He pressed the band of gold into the elf's palm.

Kirnoth looked at the circlet before closing it tightly into his fist. "If I get the baby, I will run for the doors on the opposite side and try to get out of here as fast as I can and return to Grey House with the baby," he explained and the others agreed that it was a good idea.



Finian entered first. He skulked amid the abundant shadows along the wall and quietly eased himself off the ground. Using the Slippers of Spider Climbing he made his way up the wall in moments and moved along near the ceiling, heading for the stage at the front of the temple and the grim ritual taking place there.

After a count of fifty, the others entered. Ledare came first, followed by Ruze and Draelond. 

Kirnoth, crept into the temple invisibly and made his way forward along the side of the room as quietly as he could. Not that noise was a great concern in the current situation; the cultists were chanting wildly and the breathy cries of the laboring woman filled the smokey air, easily drowning out the elf's stealthy tread.
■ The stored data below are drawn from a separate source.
int gsr_launch_shared_lists(const GsrBinViews& tab_in, int P, uint32_t D, const uint2* owner_ranges, const uint4* owner_order,
                            const uint32_t* owner_queue, uint2* ranges, uint4* order, uint32_t* queue, hipStream_t st) {
  GsrBinViews tab = tab_in;
  tab.v[0].shares_lists = 1;
  { GSR_PROF("emit_entries", st);
    hipLaunchKernelGGL(emit_entries_kernel, dim3(D / GSR_RADIX_EPB + 1u, 1), dim3(GSR_BLOCK), 0, st, P, tab, 0, 1); }
  GSR_HIP_CHECK(hipGetLastError());
  { GSR_PROF("copy_tile_state", st);
    hipLaunchKernelGGL(copy_tile_state_kernel, dim3((tab.T + GSR_BLOCK - 1) / GSR_BLOCK), dim3(GSR_BLOCK), 0, st, tab.T, tab.T, owner_ranges,
                       owner_order, owner_queue, ranges, order, queue); }
  GSR_HIP_CHECK(hipGetLastError());
  return 0;
}

int gsr_launch_scan_exclusive(const uint32_t* in, uint32_t* out, uint32_t n, uint32_t* total_out, hipStream_t st) {
  { GSR_PROF("scan", st);
  hipLaunchKernelGGL(scan_exclusive_kernel, dim3(1), dim3(SCAN_THREADS), 0, st, in, out, n, total_out); }
  GSR_HIP_CHECK(hipGetLastError());
  return 0;
}

static int ceil_log2_u32(uint32_t n) {
  int b = 0;
  while (((uint64_t)1 << b) < n) ++b;
  return b;
}

static size_t bin_lds_limit() {
  static const size_t v = [] {
    int dev = 0, a = 0;
    if (hipGetDevice(&dev) == hipSuccess && hipDeviceGetAttribute(&a, hipDeviceAttributeMaxSharedMemoryPerBlock, dev) == hipSuccess && a > 0) return (size_t)a;
    return (size_t)(64 << 10);
  }();
  return v;
}
static size_t bin_lds_static() {
  static const size_t v = [] {
    hipFuncAttributes a{}, b{};
    size_t m = 0;
    if (hipFuncGetAttributes(&a, reinterpret_cast<const void*>(bin_emit_kernel)) == hipSuccess) m = a.sharedSizeBytes;
    if (hipFuncGetAttributes(&b, reinterpret_cast<const void*>(bin_count_kernel)) == hipSuccess && b.sharedSizeBytes > m) m = b.sharedSizeBytes;
    return m ? m : (size_t)(52 << 10);
  }();
  return v;
}
bool gsr_rows_path_ok(int T) {
  const char* e = getenv("GSR_RADIX_BINNING");
  const bool radix_only = e && *e && atoi(e) != 0;
  return !radix_only && T > 0 && T <= GSR_BIN_MAX_T && bin_lds_static() + sizeof(uint32_t) * (size_t)T <= bin_lds_limit();
}
int gsr_launch_binning(const GsrBinViews& tab_in, int P, hipStream_t st) {
  if (tab_in.V <= 0 || tab_in.T <= 0) return 0;
  GsrBinViews tab = tab_in;
  uint32_t maxD = 0, maxblk = 0;
  for (int v = 0; v < tab.V; ++v) { maxD = tab.v[v].D > maxD ? tab.v[v].D : maxD; maxblk = tab.v[v].nblocks > maxblk ? tab.v[v].nblocks : maxblk; }
  const char* force = getenv("GSR_TILE_SORT_RCAP");
  const bool big = force ? (force[0] == '4') : (maxD / (uint32_t)tab.T > 600u);
  tab.wave_cap = big ? 2048 : 512;
  {
    static uint32_t* hint = [] { uint32_t* p = nullptr; if (hipHostMalloc((void**)&p, 64, hipHostMallocMapped | hipHostMallocCoherent) != hipSuccess) return (uint32_t*)nullptr; *p = 1u; return p; }();
    tab.vlong_out = hint;
    tab.vlong_launch = (!hint || __atomic_load_n(hint, __ATOMIC_RELAXED) != 0u) ? 1 : 0;
  }
  int cur = 0;
  bool order_done = false;
  bool any_cut = false;
  for (int v = 0; v < tab.V; ++v) any_cut = any_cut || tab.v[v].depth_cut != nullptr;
  const size_t coarse = (size_t)((tab.gx + 3) / 4) * (size_t)((tab.T / tab.gx + 3) / 4);
  tab.cut_lds = (any_cut && bin_lds_static() + sizeof(uint32_t) * (2 * (size_t)tab.T + coarse) <= bin_lds_limit()) ? 1 : 0;
  const size_t lds = sizeof(uint32_t) * (tab.cut_lds ? 2 * (size_t)tab.T + coarse : (size_t)tab.T);
  const bool rows_path = tab.rows > 0 && gsr_rows_path_ok(tab.T) && maxD > 0 && P > 0;
  if (rows_path) {
    { GSR_PROF("bin_count", st);
      hipLaunchKernelGGL(bin_count_kernel, dim3(tab.rows, tab.V), dim3(BIN_THREADS), lds, st, P, tab);
    }
    GSR_HIP_CHECK(hipGetLastError());
    const int prefixed = tab.rows > BIN_DIRECT_ROWS ? 1 : 0;
    const int col_wgs = (gsr_bin_stride(tab.T) + GSR_BLOCK - 1) / GSR_BLOCK;
    const bool chained = prefixed && col_wgs <= 64;
    if (chained) {
      GSR_PROF("bin_colprefix", st);
      hipLaunchKernelGGL(bin_colprefix_scan_kernel, dim3(col_wgs, tab.V), dim3(GSR_BLOCK), 0, st, tab);
    } else if (prefixed) {
      GSR_PROF("bin_colprefix", st);
      hipLaunchKernelGGL(bin_colprefix_kernel, dim3(col_wgs, tab.V), dim3(GSR_BLOCK), 0, st, tab);
    }
    GSR_HIP_CHECK(hipGetLastError());
    const int n_items = tab.V * ((tab.T + 1023) / 1024);
    if (!chained) {
      GSR_PROF("bin_scan", st);
      hipLaunchKernelGGL(bin_scan_kernel, dim3(tab.V), dim3(BIN_THREADS), 0, st, tab, prefixed);
    }
    GSR_HIP_CHECK(hipGetLastError());
    int order_wgs = 0, per_wg = 1;
    {
      order_wgs = n_items < ORD_MAX_WG ? n_items : ORD_MAX_WG;
      if (order_wgs < 1) order_wgs = 1;
      per_wg = (n_items + order_wgs - 1) / order_wgs;
      if (per_wg < 1) per_wg = 1;
      order_wgs = (n_items + per_wg - 1) / per_wg;
      if (order_wgs < 1) order_wgs = 1;
      order_done = true;
    }
    { GSR_PROF("bin_emit", st);
      hipLaunchKernelGGL(bin_emit_kernel, dim3(tab.rows + order_wgs, tab.V), dim3(BIN_THREADS), lds, st, P, tab, order_wgs, per_wg); }
    GSR_HIP_CHECK(hipGetLastError());
  } else if (maxD == 0 || P <= 0) {
    for (int v = 0; v < tab.V; ++v) GSR_HIP_CHECK(hipMemsetAsync(tab.v[v].ranges, 0, sizeof(uint2) * (size_t)tab.T, st));
  } else {
    const int tbits = ceil_log2_u32((uint32_t)tab.T);
    const int npass = (tbits + 7) / 8;
    const int bpp = npass ? (tbits + npass - 1) / npass : 0;
    { GSR_PROF("emit_entries", st);
    const int bits0 = npass ? (tbits < bpp ? tbits : bpp) : 1;
    hipLaunchKernelGGL(emit_entries_kernel, dim3(maxD / GSR_RADIX_EPB + 1u, tab.V), dim3(GSR_BLOCK), 0, st, P, tab, 0, bits0); }
    GSR_HIP_CHECK(hipGetLastError());
    for (int pass = 0; pass < npass; ++pass) {
      const int shift = pass * bpp;
      const int bits = (tbits - shift) < bpp ? (tbits - shift) : bpp;
      if (pass > 0) {
        GSR_PROF("radix_hist", st);
        hipLaunchKernelGGL(radix_hist_kernel, dim3(maxblk, tab.V), dim3(GSR_BLOCK), 0, st, tab, cur, shift, bits);
      }
      GSR_HIP_CHECK(hipGetLastError());
      const int prescanned = maxblk >= GSR_COLSCAN_MIN_BLOCKS ? 1 : 0;
      if (prescanned) {
        GSR_PROF("radix_colscan", st);
        hipLaunchKernelGGL(radix_colscan_kernel, dim3(1u << bits, tab.V), dim3(1024), 0, st, tab, bits);
      }
      GSR_HIP_CHECK(hipGetLastError());
      { GSR_PROF("radix_scatter", st);
      hipLaunchKernelGGL(radix_scatter_kernel, dim3(maxblk, tab.V), dim3(GSR_BLOCK), 0, st, tab, cur, shift, bits, prescanned,
                         pass == npass - 1 ? 1 : 0); }
      GSR_HIP_CHECK(hipGetLastError());
      cur ^= 1;
    }
    if (npass == 0) {
      GSR_PROF("tile_ranges", st);
      hipLaunchKernelGGL(tile_ranges_kernel, dim3((maxD + GSR_BLOCK - 1) / GSR_BLOCK, tab.V), dim3(GSR_BLOCK), 0, st, tab, cur);
    }
    GSR_HIP_CHECK(hipGetLastError());
  }
  if (!order_done)
    if (int rc = gsr_launch_tile_order(tab, st)) return rc;
  if (maxD > 0 && P > 0) {
    { GSR_PROF("tile_sort", st);
    if (big) {
      hipLaunchKernelGGL((tile_sort_kernel<2048, 2>), dim3((tab.V * tab.T + 3) / 4), dim3(GSR_BLOCK), 0, st, tab, cur);
      if (tab.wave_cap == 2048) hipLaunchKernelGGL((tile_sort_kernel<2048, 3>), dim3((tab.V * tab.T + 3) / 4), dim3(GSR_BLOCK), 0, st, tab, cur);
      const int g1 = tab.V * tab.T < 512 ? tab.V * tab.T : 512;
      hipLaunchKernelGGL((tile_sort_kernel<4096, 1, 8>), dim3(g1), dim3(512), 0, st, tab, cur);
    } else
      {
        const bool small_lds = !(force && force[0] == '2');
        if (small_lds) {
          hipLaunchKernelGGL(tile_sort_kernel<1024>, dim3(tab.V * tab.T), dim3(GSR_BLOCK), 0, st, tab, cur);
          if (tab.vlong_launch) hipLaunchKernelGGL((tile_sort_kernel<4096, 1, 16>), dim3(64), dim3(1024), 0, st, tab, cur);
        } else hipLaunchKernelGGL(tile_sort_kernel<2048>, dim3(tab.V * tab.T), dim3(GSR_BLOCK), 0, st, tab, cur);
      } }
    GSR_HIP_CHECK(hipGetLastError());
  }
  return 0;
}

Ledare, Draelond and Ruze made it half-way up the center aisle before two of the guards, one man and one woman, both dressed in chainmail stopped them.

"Take yer seats, worms!" the woman sneered over the chanting voices.

"Yeah!" the man agreed and added, "None may approach the emissary!"

He shoved Ledare for good measure then and his hand pressed solidly against the steel breastplate she wore beneath the stolen robes. The look on his face changed abruptly from annoyance to confusion. The chanting rose to a fever pitch around them and Ledare's mind fumbled about for some possible explanation for her armor.

"What are you-?" the man started to ask when all at once the chanting stopped and for a moment silence filled the temple. The guard turned away from Ledare and looked back over his shoulder toward the front of the temple.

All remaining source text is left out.